* _Task requirements_
Lines holding the word "round" are the ones to copy from the data below.

Dataset records:
◆ ◆ ◆ ◆ ◆ ◆ ◆

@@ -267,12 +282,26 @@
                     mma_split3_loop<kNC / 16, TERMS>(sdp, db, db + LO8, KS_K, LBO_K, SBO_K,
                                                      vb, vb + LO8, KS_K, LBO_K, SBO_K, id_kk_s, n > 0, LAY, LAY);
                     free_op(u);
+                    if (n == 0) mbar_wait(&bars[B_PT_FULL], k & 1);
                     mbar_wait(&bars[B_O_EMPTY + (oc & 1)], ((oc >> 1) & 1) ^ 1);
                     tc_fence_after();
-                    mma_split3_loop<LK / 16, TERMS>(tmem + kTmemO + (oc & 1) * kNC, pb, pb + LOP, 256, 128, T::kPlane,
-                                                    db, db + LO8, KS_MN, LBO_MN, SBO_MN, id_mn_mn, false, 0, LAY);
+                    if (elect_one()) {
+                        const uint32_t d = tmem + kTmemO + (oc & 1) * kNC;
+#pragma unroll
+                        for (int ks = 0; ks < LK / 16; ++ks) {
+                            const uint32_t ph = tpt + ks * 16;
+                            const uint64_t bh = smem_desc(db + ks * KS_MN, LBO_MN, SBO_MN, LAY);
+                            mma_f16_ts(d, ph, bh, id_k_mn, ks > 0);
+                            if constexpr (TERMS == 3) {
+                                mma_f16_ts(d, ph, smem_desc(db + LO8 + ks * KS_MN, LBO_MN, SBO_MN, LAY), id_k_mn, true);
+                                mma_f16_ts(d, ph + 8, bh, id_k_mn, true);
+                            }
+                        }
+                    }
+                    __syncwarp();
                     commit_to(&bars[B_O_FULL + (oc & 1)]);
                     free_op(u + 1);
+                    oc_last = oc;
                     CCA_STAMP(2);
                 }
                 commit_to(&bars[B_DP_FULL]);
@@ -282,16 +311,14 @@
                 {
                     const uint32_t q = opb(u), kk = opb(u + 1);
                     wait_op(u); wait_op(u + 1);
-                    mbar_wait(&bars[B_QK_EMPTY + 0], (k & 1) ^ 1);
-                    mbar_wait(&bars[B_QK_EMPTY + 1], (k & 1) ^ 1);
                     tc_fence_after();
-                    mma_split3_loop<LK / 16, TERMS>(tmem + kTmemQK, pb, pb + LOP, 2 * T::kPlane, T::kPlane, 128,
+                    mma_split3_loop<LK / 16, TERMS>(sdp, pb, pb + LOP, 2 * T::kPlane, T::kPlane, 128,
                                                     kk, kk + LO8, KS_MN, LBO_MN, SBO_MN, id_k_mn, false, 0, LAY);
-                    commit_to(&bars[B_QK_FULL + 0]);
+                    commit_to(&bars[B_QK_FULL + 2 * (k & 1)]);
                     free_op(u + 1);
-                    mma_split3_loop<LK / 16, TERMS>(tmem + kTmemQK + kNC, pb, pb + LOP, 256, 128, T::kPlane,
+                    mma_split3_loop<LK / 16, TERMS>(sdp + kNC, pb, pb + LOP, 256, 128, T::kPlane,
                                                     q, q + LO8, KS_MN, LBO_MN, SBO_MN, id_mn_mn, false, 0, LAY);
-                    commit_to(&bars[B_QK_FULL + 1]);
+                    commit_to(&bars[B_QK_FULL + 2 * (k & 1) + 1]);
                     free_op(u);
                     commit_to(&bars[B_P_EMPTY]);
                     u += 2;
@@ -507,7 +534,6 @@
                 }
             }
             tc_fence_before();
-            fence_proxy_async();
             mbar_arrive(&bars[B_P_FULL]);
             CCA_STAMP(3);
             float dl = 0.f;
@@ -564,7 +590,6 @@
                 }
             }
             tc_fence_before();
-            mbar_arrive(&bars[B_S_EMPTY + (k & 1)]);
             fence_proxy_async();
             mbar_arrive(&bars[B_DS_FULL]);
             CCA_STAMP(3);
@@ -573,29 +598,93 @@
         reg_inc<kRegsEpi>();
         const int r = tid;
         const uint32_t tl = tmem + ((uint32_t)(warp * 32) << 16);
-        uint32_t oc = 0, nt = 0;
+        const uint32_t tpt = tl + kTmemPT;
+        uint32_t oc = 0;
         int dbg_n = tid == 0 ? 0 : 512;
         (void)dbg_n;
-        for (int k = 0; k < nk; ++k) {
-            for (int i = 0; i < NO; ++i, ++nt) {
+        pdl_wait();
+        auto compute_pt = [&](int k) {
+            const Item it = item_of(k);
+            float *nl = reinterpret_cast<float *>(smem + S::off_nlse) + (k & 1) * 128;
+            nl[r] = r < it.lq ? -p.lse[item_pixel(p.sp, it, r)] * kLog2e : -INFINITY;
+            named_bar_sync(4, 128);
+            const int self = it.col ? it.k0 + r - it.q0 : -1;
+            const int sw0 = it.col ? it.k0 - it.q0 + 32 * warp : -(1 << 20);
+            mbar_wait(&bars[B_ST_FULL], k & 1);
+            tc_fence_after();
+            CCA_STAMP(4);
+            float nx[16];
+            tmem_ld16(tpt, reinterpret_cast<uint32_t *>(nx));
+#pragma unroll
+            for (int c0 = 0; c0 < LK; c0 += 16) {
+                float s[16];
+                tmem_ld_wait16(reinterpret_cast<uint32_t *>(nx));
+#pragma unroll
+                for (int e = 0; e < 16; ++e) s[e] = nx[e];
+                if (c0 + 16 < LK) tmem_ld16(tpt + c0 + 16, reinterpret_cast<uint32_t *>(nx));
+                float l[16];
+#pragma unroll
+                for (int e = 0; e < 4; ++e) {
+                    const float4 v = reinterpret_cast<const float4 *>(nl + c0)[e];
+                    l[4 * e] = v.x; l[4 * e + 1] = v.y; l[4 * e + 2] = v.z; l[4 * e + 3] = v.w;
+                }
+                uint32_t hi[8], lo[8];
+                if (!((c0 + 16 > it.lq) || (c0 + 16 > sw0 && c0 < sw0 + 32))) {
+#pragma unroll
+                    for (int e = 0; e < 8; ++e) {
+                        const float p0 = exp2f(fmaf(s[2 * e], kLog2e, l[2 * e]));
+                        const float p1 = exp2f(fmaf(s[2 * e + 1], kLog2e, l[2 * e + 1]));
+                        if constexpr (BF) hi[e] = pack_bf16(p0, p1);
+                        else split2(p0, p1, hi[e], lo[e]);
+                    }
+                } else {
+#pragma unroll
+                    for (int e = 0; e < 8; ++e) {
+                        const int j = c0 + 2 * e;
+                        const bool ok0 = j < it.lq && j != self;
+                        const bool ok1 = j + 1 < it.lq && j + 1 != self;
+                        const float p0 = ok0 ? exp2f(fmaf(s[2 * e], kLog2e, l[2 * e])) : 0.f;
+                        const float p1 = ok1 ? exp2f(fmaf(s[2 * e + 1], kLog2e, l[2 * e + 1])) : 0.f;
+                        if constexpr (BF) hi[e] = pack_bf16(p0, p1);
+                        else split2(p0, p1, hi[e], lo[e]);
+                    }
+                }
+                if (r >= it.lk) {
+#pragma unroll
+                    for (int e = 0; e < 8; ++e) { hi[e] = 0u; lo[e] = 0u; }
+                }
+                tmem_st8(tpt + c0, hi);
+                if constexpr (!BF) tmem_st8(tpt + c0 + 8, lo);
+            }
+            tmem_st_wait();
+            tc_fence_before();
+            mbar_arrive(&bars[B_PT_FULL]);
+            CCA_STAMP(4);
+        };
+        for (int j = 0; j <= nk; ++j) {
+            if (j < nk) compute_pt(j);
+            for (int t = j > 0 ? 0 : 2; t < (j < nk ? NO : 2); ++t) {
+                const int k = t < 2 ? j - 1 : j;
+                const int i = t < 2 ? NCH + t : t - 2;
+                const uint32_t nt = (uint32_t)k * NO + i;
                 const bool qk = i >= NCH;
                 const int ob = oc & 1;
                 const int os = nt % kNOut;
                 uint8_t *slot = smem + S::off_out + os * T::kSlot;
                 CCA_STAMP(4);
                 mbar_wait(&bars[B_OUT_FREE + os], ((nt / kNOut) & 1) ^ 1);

◆ ◆ ◆ ◆ ◆ ◆ ◆

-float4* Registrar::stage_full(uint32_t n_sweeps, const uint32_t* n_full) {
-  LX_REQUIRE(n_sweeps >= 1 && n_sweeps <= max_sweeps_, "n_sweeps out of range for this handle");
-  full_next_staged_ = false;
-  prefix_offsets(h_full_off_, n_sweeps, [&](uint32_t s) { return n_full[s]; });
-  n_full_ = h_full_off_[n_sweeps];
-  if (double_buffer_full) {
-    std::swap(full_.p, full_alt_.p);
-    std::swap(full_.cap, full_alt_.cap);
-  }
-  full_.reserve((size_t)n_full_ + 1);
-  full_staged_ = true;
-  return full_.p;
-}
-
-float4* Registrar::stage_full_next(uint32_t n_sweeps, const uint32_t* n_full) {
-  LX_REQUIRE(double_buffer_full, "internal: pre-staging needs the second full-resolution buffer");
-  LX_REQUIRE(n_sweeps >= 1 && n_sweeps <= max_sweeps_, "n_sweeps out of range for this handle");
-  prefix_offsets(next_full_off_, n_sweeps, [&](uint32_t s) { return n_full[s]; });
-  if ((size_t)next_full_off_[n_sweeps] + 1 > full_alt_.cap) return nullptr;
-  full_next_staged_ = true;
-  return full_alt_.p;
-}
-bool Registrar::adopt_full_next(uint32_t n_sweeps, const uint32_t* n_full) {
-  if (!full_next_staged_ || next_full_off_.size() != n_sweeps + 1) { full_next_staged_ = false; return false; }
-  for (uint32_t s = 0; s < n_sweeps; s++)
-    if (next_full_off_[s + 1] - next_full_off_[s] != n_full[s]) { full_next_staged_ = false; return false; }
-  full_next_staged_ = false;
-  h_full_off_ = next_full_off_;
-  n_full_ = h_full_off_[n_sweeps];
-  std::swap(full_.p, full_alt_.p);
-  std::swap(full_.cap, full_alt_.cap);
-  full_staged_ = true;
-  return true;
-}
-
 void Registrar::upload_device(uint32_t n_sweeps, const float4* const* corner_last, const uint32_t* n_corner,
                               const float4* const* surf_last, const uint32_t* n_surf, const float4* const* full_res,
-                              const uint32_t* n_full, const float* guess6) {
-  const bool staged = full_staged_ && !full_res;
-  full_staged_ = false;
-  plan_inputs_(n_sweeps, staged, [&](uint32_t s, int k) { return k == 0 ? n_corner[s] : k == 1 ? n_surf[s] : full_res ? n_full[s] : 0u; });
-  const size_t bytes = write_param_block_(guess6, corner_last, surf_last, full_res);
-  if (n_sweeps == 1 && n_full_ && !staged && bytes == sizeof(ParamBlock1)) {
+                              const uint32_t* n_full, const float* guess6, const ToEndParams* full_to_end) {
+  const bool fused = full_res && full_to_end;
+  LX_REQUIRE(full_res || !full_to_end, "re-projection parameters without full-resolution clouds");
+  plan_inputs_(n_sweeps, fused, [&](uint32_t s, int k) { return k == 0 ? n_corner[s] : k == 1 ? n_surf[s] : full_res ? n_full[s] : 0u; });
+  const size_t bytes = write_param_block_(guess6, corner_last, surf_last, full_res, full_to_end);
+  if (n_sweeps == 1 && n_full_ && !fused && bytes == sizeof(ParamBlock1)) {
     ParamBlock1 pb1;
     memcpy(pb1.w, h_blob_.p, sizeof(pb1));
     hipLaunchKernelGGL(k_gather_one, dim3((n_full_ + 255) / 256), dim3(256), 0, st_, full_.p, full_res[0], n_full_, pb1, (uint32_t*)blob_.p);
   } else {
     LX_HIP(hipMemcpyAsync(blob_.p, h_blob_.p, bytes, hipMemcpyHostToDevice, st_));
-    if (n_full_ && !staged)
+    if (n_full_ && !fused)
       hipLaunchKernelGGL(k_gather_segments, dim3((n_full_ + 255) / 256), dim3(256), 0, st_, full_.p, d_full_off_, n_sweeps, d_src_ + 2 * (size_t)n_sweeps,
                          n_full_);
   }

◆ ◆ ◆ ◆ ◆ ◆ ◆

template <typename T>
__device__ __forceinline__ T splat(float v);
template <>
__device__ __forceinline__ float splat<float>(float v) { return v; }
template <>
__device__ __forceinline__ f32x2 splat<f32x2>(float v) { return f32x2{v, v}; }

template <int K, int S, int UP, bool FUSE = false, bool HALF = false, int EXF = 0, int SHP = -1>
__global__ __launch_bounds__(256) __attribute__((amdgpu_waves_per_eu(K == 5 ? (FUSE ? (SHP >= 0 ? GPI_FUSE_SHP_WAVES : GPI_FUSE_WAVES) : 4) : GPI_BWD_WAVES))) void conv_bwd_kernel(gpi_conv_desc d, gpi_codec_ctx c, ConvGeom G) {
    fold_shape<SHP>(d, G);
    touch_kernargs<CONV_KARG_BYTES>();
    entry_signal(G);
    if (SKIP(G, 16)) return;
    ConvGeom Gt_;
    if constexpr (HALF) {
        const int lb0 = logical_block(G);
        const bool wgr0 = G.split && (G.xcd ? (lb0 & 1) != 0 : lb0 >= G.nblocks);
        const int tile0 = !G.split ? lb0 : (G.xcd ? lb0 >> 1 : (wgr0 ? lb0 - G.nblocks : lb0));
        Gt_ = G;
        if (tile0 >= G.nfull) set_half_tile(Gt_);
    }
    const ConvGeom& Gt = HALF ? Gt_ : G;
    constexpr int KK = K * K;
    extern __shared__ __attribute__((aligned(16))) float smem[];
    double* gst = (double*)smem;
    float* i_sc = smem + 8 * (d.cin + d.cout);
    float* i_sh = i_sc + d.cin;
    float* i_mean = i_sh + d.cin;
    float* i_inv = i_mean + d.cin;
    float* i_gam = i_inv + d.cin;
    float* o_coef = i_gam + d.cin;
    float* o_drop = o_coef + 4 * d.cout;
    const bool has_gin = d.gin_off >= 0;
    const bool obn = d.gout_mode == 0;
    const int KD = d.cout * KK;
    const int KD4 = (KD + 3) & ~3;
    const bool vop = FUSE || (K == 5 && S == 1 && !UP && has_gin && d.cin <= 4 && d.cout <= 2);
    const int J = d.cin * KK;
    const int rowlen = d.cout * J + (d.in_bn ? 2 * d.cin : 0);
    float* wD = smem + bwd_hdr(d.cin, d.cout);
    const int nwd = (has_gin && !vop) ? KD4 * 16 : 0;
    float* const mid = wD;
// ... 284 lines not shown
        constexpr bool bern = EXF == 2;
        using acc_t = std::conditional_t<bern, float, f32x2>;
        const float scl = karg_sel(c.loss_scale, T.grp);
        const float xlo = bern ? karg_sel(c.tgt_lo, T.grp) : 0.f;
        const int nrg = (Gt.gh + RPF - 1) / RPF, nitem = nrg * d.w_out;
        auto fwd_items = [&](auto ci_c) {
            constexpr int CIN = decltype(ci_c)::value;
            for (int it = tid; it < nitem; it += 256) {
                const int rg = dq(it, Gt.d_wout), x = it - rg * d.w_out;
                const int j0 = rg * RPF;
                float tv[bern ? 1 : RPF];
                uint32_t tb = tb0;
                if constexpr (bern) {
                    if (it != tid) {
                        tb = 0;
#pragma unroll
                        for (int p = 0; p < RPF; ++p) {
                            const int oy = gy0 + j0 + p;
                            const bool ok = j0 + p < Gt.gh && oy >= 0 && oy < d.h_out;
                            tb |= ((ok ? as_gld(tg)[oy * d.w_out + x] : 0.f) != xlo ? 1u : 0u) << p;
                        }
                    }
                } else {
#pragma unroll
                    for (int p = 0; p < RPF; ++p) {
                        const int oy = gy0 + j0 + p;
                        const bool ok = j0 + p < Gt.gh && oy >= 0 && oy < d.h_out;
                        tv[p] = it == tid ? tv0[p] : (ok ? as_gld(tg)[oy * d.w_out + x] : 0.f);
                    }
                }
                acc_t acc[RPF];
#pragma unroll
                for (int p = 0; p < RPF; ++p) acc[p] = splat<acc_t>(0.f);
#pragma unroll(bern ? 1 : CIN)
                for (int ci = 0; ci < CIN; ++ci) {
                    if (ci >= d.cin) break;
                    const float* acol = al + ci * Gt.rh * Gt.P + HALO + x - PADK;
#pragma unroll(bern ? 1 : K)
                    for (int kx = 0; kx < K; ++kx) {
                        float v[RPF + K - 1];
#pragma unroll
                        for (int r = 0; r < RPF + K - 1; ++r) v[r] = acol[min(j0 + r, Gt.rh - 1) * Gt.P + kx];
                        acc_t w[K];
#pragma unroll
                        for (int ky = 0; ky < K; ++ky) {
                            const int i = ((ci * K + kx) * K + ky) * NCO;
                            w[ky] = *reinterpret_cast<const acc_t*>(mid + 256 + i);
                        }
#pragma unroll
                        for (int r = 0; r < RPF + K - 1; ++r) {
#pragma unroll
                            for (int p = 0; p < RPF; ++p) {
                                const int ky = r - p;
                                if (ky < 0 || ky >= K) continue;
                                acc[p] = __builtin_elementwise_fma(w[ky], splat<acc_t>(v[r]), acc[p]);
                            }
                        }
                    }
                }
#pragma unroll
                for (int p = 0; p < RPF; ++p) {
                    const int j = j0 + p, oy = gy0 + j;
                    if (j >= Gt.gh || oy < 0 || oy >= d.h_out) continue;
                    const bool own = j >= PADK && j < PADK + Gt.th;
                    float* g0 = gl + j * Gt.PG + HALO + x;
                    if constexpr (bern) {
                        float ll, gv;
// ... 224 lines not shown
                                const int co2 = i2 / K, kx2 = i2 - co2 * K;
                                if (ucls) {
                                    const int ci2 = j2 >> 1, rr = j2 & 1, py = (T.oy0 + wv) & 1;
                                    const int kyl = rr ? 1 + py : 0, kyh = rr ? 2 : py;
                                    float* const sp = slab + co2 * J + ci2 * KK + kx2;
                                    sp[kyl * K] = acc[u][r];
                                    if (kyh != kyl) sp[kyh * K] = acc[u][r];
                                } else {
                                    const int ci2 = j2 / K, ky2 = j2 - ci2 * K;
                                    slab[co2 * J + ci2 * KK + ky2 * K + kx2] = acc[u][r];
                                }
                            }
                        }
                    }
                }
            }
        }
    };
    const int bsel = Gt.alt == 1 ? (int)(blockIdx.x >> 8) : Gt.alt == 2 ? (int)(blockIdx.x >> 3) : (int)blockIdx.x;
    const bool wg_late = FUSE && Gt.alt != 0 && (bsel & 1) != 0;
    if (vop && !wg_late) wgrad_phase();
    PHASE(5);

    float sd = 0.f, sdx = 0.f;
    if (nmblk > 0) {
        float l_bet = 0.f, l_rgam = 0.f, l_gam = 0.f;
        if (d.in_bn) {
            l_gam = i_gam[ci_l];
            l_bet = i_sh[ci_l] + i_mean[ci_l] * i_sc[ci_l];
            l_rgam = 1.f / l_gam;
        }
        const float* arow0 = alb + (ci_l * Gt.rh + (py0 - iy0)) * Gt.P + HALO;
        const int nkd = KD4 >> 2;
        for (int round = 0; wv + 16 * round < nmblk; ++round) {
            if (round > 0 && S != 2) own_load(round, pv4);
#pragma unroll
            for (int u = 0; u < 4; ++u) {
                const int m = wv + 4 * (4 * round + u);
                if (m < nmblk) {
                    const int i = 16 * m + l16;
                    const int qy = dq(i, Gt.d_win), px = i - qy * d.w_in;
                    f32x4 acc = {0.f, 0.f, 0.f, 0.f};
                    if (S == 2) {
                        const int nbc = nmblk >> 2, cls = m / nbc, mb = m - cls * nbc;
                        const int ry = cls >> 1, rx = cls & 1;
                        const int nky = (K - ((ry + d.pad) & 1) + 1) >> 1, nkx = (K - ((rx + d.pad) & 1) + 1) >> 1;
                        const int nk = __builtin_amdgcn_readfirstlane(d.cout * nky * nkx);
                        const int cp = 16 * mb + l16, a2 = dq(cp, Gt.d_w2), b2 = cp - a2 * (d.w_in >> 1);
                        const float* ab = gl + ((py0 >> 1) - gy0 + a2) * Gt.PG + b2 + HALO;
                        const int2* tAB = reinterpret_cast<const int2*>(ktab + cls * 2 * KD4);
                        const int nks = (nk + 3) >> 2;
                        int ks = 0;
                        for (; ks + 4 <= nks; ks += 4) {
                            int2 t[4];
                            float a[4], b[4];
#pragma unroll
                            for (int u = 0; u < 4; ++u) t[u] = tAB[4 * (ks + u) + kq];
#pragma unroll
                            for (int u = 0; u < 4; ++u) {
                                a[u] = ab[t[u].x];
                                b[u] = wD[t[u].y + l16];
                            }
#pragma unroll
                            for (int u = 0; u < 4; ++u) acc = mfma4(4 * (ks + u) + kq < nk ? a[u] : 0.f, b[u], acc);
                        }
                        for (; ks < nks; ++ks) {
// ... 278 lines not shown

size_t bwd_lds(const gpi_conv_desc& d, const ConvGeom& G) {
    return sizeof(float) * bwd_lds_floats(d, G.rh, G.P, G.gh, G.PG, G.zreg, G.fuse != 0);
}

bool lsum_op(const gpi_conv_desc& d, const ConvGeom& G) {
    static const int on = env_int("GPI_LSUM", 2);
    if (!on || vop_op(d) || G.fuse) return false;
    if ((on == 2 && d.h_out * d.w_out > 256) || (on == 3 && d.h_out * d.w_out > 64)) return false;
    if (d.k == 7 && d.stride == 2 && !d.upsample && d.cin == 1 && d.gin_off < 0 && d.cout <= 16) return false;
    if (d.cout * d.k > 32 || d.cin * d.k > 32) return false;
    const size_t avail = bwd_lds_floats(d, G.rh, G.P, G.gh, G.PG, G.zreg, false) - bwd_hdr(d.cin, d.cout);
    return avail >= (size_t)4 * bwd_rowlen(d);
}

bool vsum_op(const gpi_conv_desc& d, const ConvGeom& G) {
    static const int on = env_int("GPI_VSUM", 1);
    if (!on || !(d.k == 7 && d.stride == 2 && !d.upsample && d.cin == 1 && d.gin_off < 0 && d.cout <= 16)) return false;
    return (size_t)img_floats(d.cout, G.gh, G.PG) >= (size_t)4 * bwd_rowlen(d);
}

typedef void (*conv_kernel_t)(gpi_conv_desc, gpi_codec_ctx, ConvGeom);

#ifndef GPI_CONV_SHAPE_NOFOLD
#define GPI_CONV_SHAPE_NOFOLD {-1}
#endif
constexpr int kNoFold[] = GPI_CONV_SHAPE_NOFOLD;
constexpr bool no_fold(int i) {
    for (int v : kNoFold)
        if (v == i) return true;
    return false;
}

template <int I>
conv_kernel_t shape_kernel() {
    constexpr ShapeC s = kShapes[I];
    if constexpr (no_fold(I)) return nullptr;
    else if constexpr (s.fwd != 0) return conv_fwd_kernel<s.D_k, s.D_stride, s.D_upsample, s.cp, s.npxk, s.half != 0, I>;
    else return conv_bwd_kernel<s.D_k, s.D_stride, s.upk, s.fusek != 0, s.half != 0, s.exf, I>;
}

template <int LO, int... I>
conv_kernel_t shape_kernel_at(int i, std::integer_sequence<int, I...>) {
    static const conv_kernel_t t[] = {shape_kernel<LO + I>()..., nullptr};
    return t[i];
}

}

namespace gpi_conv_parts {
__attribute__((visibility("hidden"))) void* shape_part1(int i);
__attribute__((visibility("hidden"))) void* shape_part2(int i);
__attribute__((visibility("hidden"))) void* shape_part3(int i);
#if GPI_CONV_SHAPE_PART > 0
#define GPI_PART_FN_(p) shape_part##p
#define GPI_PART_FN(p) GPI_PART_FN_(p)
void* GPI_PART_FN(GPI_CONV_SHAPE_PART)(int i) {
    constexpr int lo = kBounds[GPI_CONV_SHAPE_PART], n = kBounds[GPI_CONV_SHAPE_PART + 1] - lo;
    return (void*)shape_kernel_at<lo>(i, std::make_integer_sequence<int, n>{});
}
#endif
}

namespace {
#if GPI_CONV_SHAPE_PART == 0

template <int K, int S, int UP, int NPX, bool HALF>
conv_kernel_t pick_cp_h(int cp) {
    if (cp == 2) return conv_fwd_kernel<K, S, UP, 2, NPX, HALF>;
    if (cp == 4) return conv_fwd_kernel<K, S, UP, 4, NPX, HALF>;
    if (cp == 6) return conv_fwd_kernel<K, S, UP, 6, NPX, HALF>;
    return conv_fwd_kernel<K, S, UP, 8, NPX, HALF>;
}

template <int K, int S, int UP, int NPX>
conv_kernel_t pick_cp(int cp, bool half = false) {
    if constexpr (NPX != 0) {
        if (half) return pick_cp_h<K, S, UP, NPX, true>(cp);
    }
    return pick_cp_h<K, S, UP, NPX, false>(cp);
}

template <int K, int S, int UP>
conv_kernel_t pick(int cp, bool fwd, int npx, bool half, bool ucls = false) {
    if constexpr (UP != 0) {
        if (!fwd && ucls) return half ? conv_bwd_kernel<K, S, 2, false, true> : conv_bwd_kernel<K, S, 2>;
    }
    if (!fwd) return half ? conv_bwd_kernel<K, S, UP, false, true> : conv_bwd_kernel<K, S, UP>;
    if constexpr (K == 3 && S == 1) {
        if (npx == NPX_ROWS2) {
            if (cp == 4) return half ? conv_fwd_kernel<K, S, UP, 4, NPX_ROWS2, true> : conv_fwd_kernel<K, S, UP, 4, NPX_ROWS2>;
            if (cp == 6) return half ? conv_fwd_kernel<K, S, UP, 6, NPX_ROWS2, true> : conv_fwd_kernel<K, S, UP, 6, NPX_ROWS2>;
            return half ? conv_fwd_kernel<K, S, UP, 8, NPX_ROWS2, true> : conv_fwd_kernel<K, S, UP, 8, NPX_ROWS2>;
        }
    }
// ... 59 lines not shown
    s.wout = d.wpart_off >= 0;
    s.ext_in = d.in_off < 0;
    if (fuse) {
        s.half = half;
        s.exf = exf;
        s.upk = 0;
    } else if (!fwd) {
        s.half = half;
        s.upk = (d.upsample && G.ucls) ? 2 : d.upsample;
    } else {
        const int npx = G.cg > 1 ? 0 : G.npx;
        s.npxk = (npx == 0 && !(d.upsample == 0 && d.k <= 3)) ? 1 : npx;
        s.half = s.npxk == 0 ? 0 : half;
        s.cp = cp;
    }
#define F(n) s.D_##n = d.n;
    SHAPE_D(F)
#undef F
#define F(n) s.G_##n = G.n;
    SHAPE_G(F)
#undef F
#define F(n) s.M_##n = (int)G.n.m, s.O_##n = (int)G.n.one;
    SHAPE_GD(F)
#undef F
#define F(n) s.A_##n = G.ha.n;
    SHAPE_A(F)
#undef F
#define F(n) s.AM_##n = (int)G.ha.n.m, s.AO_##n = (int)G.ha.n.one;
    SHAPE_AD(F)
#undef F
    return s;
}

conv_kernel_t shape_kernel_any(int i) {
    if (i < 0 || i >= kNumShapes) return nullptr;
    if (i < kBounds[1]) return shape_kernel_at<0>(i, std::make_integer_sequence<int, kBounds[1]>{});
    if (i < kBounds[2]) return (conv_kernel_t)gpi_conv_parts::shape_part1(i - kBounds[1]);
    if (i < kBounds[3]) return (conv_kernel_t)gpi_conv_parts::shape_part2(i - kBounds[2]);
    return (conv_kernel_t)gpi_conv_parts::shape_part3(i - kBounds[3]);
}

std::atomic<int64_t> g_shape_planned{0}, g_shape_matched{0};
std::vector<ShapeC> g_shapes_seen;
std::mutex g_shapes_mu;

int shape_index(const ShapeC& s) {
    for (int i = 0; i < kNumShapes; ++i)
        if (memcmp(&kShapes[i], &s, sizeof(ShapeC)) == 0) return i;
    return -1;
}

◆ ◆ ◆ ◆ ◆ ◆ ◆

* _Task response_
        for (int round = 0; wv + 16 * round < nmblk; ++round) {
            if (round > 0 && S != 2) own_load(round, pv4);
                const int m = wv + 4 * (4 * round + u);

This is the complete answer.